A bronze crane at the exhibition vividly depicts it holding a worm in its beak. CHINA DAILY

"They are vivid creations. Their layers of feathers and feet as thin as paper can clearly be seen. They look as if they are alive," says Wang.

One of the bronze cranes is holding a worm in its beak, frozen at the moment the crane plucked it from the water. A wild goose raises its long neck, sending its cries toward the sky. The figures kneel in front of the birds in poses that suggest they are playing music.

The techniques used are sophisticated. The craftsmen applied pigments made from mineral stones onto parts of the birds. Patterns on each part, such as the neck and belly, were also painted differently.

Experts say that, based on relics discovered in the pit, there was once a music department and a garden housing waterfowl for the amusement of the imperial family at the emperor's complex.
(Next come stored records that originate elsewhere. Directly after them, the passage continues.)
# Skeletus/SC-GameEngine

Hardware: AMD Instinct MI355X
Metric: entities/sec world-tick (xform+broadphase+cull), 1M-entity world (higher is better)
Workload: dtype f32

## Files before the change

### sc_gameengine_amd/csrc/sc_tick_kernels.hip

```cpp
#include "sc_tick_internal.h"
#include <hip/hip_ext.h>
#include "../../include/sc_tick.h"


namespace sctick {

#ifndef SC_XFORM_OCC
#define SC_XFORM_OCC
#endif
#ifndef SC_ROW_STORE_POLICY
#define SC_ROW_STORE_POLICY 2
#endif
#ifndef SC_WAVE_CHAINS
#define SC_WAVE_CHAINS 1
#endif
#ifndef SC_PAIR_OCC
#define SC_PAIR_OCC __attribute__((amdgpu_waves_per_eu(5, 5)))
#endif
#ifndef SC_PX_STORE_POLICY_TILE
#define SC_PX_STORE_POLICY_TILE 2
#endif
#ifndef SC_PX_STORE_POLICY_TAIL
#define SC_PX_STORE_POLICY_TAIL 0
#endif
#ifndef SC_DIAG_CLASSED_TAIL
#define SC_DIAG_CLASSED_TAIL 0
#endif

struct Aff { float r0[4], r1[4], r2[4]; };

__device__ __forceinline__ bool dirtyBit(const uint32_t* __restrict__ bits, uint32_t i)
{
  return (bits[i >> 5] >> (i & 31u)) & 1u;
}

__device__ __forceinline__ float ldF(const DeviceState& d, uint32_t stream, uint32_t i)
{
  return *reinterpret_cast<const float*>(d.fslab + (stream * d.capBytes + i * 4u));
}
__device__ __forceinline__ uint32_t ldU(const DeviceState& d, uint32_t stream, uint32_t i)
{
  return *reinterpret_cast<const uint32_t*>(d.fslab + (stream * d.capBytes + i * 4u));
}
__device__ __forceinline__ float4 ldRow(const DeviceState& d, uint32_t row, uint32_t i)
{
  return *reinterpret_cast<const float4*>(d.rslab + (row * d.capBytes16 + i * 16u));
}
typedef float V4f __attribute__((ext_vector_type(4)));
__device__ __forceinline__ void stRow(const DeviceState& d, uint32_t row, uint32_t i, const float4& v)
{
  *reinterpret_cast<float4*>(d.rslab + (row * d.capBytes16 + i * 16u)) = v;
}
__device__ __forceinline__ void stRowPolicy(const DeviceState& d, uint32_t row, uint32_t i, const float4& v)
{
#if SC_ROW_STORE_POLICY == 0
  stRow(d, row, i, v);
#else
  const V4f x = { v.x, v.y, v.z, v.w };
  const uint32_t off = row * d.capBytes16 + i * 16u;
#if SC_ROW_STORE_POLICY == 1
  __builtin_nontemporal_store(x, reinterpret_cast<V4f*>(d.rslab + off));
#elif SC_ROW_STORE_POLICY == 2
  asm volatile("global_store_dwordx4 %0, %1, %2 sc1" : : "v"(off), "v"(x), "s"(d.rslab) : "memory");
#elif SC_ROW_STORE_POLICY == 3
  asm volatile("global_store_dwordx4 %0, %1, %2 sc0 sc1" : : "v"(off), "v"(x), "s"(d.rslab) : "memory");
#else
#error "SC_ROW_STORE_POLICY: 0 plain, 1 nt, 2 sc1, 3 sc0 sc1"
#endif
#endif
}
template <int kPolicy>
__device__ __forceinline__ void stPxPolicy(const DeviceState& d, uint32_t i, float v)
{
  static_assert(kPolicy == 0 || kPolicy == 2, "px store policy: 0 plain, 2 sc1");
  if constexpr (kPolicy == 0) d.px[i] = v;
  else asm volatile("global_store_dword %0, %1, %2 sc1" : : "v"(i * 4u), "v"(v), "s"(d.px) : "memory");
}

__device__ __forceinline__ Aff loadLocal(const DeviceState& d, uint32_t j, uint32_t lkj)
{
  const uint32_t triv = lkj >> 29;
  float sx = 0.0f, cx = 1.0f, sy = 0.0f, cy = 1.0f, sz = 0.0f, cz = 1.0f;
  if (!(triv & 1u)) { sx = ldF(d, kRSX, j); cx = ldF(d, kRCX, j); }
  if (!(triv & 2u)) { sy = ldF(d, kRSY, j); cy = ldF(d, kRCY, j); }
  if (!(triv & 4u)) { sz = ldF(d, kRSZ, j); cz = ldF(d, kRCZ, j); }
  const float kx = ldF(d, kSX, j), ky = ldF(d, kSY, j), kz = ldF(d, kSZ, j);
  const float a00 = cz * cy, a10 = sz * cy, a20 = -sy;
  const float a01 = -sz,     a11 = cz;
  const float a02 = cz * sy, a12 = sz * sy, a22 = cy;
  const float nsx = -sx;
  const float r01 = a01 * cx + a02 * sx, r11 = a11 * cx + a12 * sx, r21 = a22 * sx;
  const float r02 = a01 * nsx + a02 * cx, r12 = a11 * nsx + a12 * cx, r22 = a22 * cx;
  Aff L;
  L.r0[0] = a00 * kx; L.r0[1] = r01 * ky; L.r0[2] = r02 * kz; L.r0[3] = ldF(d, kPX, j);
  L.r1[0] = a10 * kx; L.r1[1] = r11 * ky; L.r1[2] = r12 * kz; L.r1[3] = ldF(d, kPY, j);
  L.r2[0] = a20 * kx; L.r2[1] = r21 * ky; L.r2[2] = r22 * kz; L.r2[3] = ldF(d, kPZ, j);
  return L;
}
struct LocalRaw { float sx, cx, sy, cy, sz, cz, kx, ky, kz, px, py, pz; };
__device__ __forceinline__ LocalRaw requestLocal(const DeviceState& d, uint32_t j, uint32_t lkj)
{
  const uint32_t triv = lkj >> 29;
  LocalRaw r;
  r.sx = 0.0f; r.cx = 1.0f; r.sy = 0.0f; r.cy = 1.0f; r.sz = 0.0f; r.cz = 1.0f;
  if (!(triv & 1u)) { r.sx = ldF(d, kRSX, j); r.cx = ldF(d, kRCX, j); }
  if (!(triv & 2u)) { r.sy = ldF(d, kRSY, j); r.cy = ldF(d, kRCY, j); }
  if (!(triv & 4u)) { r.sz = ldF(d, kRSZ, j); r.cz = ldF(d, kRCZ, j); }
  r.kx = ldF(d, kSX, j); r.ky = ldF(d, kSY, j); r.kz = ldF(d, kSZ, j);
  r.px = ldF(d, kPX, j); r.py = ldF(d, kPY, j); r.pz = ldF(d, kPZ, j);
  return r;
}
__device__ __forceinline__ Aff buildLocal(const LocalRaw& q)
{
  const float a00 = q.cz * q.cy, a10 = q.sz * q.cy, a20 = -q.sy;
  const float a01 = -q.sz,       a11 = q.cz;
  const float a02 = q.cz * q.sy, a12 = q.sz * q.sy, a22 = q.cy;
  const float nsx = -q.sx;
  const float r01 = a01 * q.cx + a02 * q.sx, r11 = a11 * q.cx + a12 * q.sx, r21 = a22 * q.sx;
  const float r02 = a01 * nsx + a02 * q.cx, r12 = a11 * nsx + a12 * q.cx, r22 = a22 * q.cx;
  Aff L;
  L.r0[0] = a00 * q.kx; L.r0[1] = r01 * q.ky; L.r0[2] = r02 * q.kz; L.r0[3] = q.px;
  L.r1[0] = a10 * q.kx; L.r1[1] = r11 * q.ky; L.r1[2] = r12 * q.kz; L.r1[3] = q.py;
  L.r2[0] = a20 * q.kx; L.r2[1] = r21 * q.ky; L.r2[2] = r22 * q.kz; L.r2[3] = q.pz;
  return L;
}
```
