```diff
@@ -119,21 +123,18 @@
     const int tid = threadIdx.x, lane = tid & 63;
     const int wave = __builtin_amdgcn_readfirstlane(tid >> 6);
     const int i = lane & 31, h = lane >> 5;
+    const unsigned voff = 16u * lane;
     unsigned gmask = 0u;
     for (int l = 0; l < ch.n_layers; ++l) gmask |= (ch.layer[l].n_tiles > 0 ? 1u : 0u) << l;
     const int first_gemm = gmask ? __builtin_ctz(gmask) : 0, last_gemm = gmask ? 31 - __builtin_clz(gmask) : -1;
-    WF pw0, pw1, pw2;
+    WQ1 pw0, pw1, pw2;
     auto prefetch_layer = [&](const nero_fwd_layer& Ln) {
         if (wave >= Ln.n_tiles) return;
         const int sx = Ln.k_aux >> 4, sm = Ln.k_main >> 4;
         const int n = sx > 0 ? sx : sm;
         if (n <= 0) return;
-        const float* img = sx > 0 ? Ln.w_aux : Ln.w_main;
-        const uint4* wp = reinterpret_cast<const uint4*>(reinterpret_cast<const char*>(img) + HDR_BYTES) + (size_t)wave * n * 128 + lane;
-        const int last = n - 1;
-        load_w(pw0, wp, 0);
-        if (F16_PW_N > 1) load_w(pw1, wp, 1 < last ? 1 : last);
-        if (F16_PW_N > 2) load_w(pw2, wp, 2 < last ? 2 : last);
+        static_assert(F16_PW_N == 3, "prefetch_w1 fills the ring's slots 0, 1, 2");
+        prefetch_w1(pw0, pw1, pw2, w_tile(sx > 0 ? Ln.w_aux : Ln.w_main, wave, n), voff, n);
     };
     float4 tin[NVR], tax[NXR];
     auto request_tile = [&](int t) {
@@ -181,8 +182,8 @@
             const int sm = L.k_main >> 4, sx = L.k_aux >> 4;
             if (sx > 0) {
                 const float wsc = S.wsc[2 * l + 1];
-                gemm_f16x3_loop(aH, reinterpret_cast<const uint4*>(reinterpret_cast<const char*>(L.w_aux) + HDR_BYTES) + (size_t)wave * sx * 128 + lane,
-                                S.auxp + i * SX + 16 * h, 32 * SX, PLANE_X, sx, true, pw0, pw1, pw2);
+                gemm_f16x3_ring(aH, voff, w_tile(L.w_aux, wave, sx), S.auxp + i * SX + 16 * h, 32 * SX, PLANE_X, sx, pw0, pw1, pw2);
+                if (sm > 0) prefetch_w1(pw0, pw1, pw2, w_tile(L.w_main, wave, sm), voff, sm);
                 U[0] = wsc * S.rs_aux[i];
                 U[1] = wsc * S.rs_aux[32 + i];
             }
@@ -196,8 +197,7 @@
                 }
                 U[0] = u0;
                 U[1] = u1;
-                gemm_f16x3_loop(aH, reinterpret_cast<const uint4*>(reinterpret_cast<const char*>(L.w_main) + HDR_BYTES) + (size_t)wave * sm * 128 + lane,
-                                S.actp + i * SA + 16 * h, 32 * SA, PLANE_A, sm, sx == 0, pw0, pw1, pw2);
+                gemm_f16x3_ring(aH, voff, w_tile(L.w_main, wave, sm), S.actp + i * SA + 16 * h, 32 * SA, PLANE_A, sm, pw0, pw1, pw2);
             }
         }
         NERO_FENCE();
```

Kneeling pottery figures were said to be keepers of those waterfowl, who trained the birds to dance to the music. CHINA DAILY

Emperor Ying Zheng took the throne of the Qin state at the age of 13 in 246 BC during the Warring States Period (475-221 BC). He defeated a series of rival powers and united China in 221 BC, renaming himself Qinshihuang (or "the first emperor of Qin"). During his rule, the emperor standardized coins, weights and measures, and built an early version of the Great Wall.

His mausoleum is known for its thousands of life-size clay soldiers, each with unique facial expressions. Many of the pits and chambers in the tomb complex remain unexcavated but excavations around the emperor's tomb so far have unearthed lifelike figures of dancers, acrobats and musicians. The bronze water birds discovered in Pit No 7 offer another glimpse into his daily life.

Wang says that the exhibition leaves many questions for archaeologists to answer, such as why only cranes, swans and geese were chosen to accompany the emperor, who made them, and how they were able to make the birds look so lifelike.

"There are still many mysteries about Qinshihuang's mausoleum for us to explore," says Wang.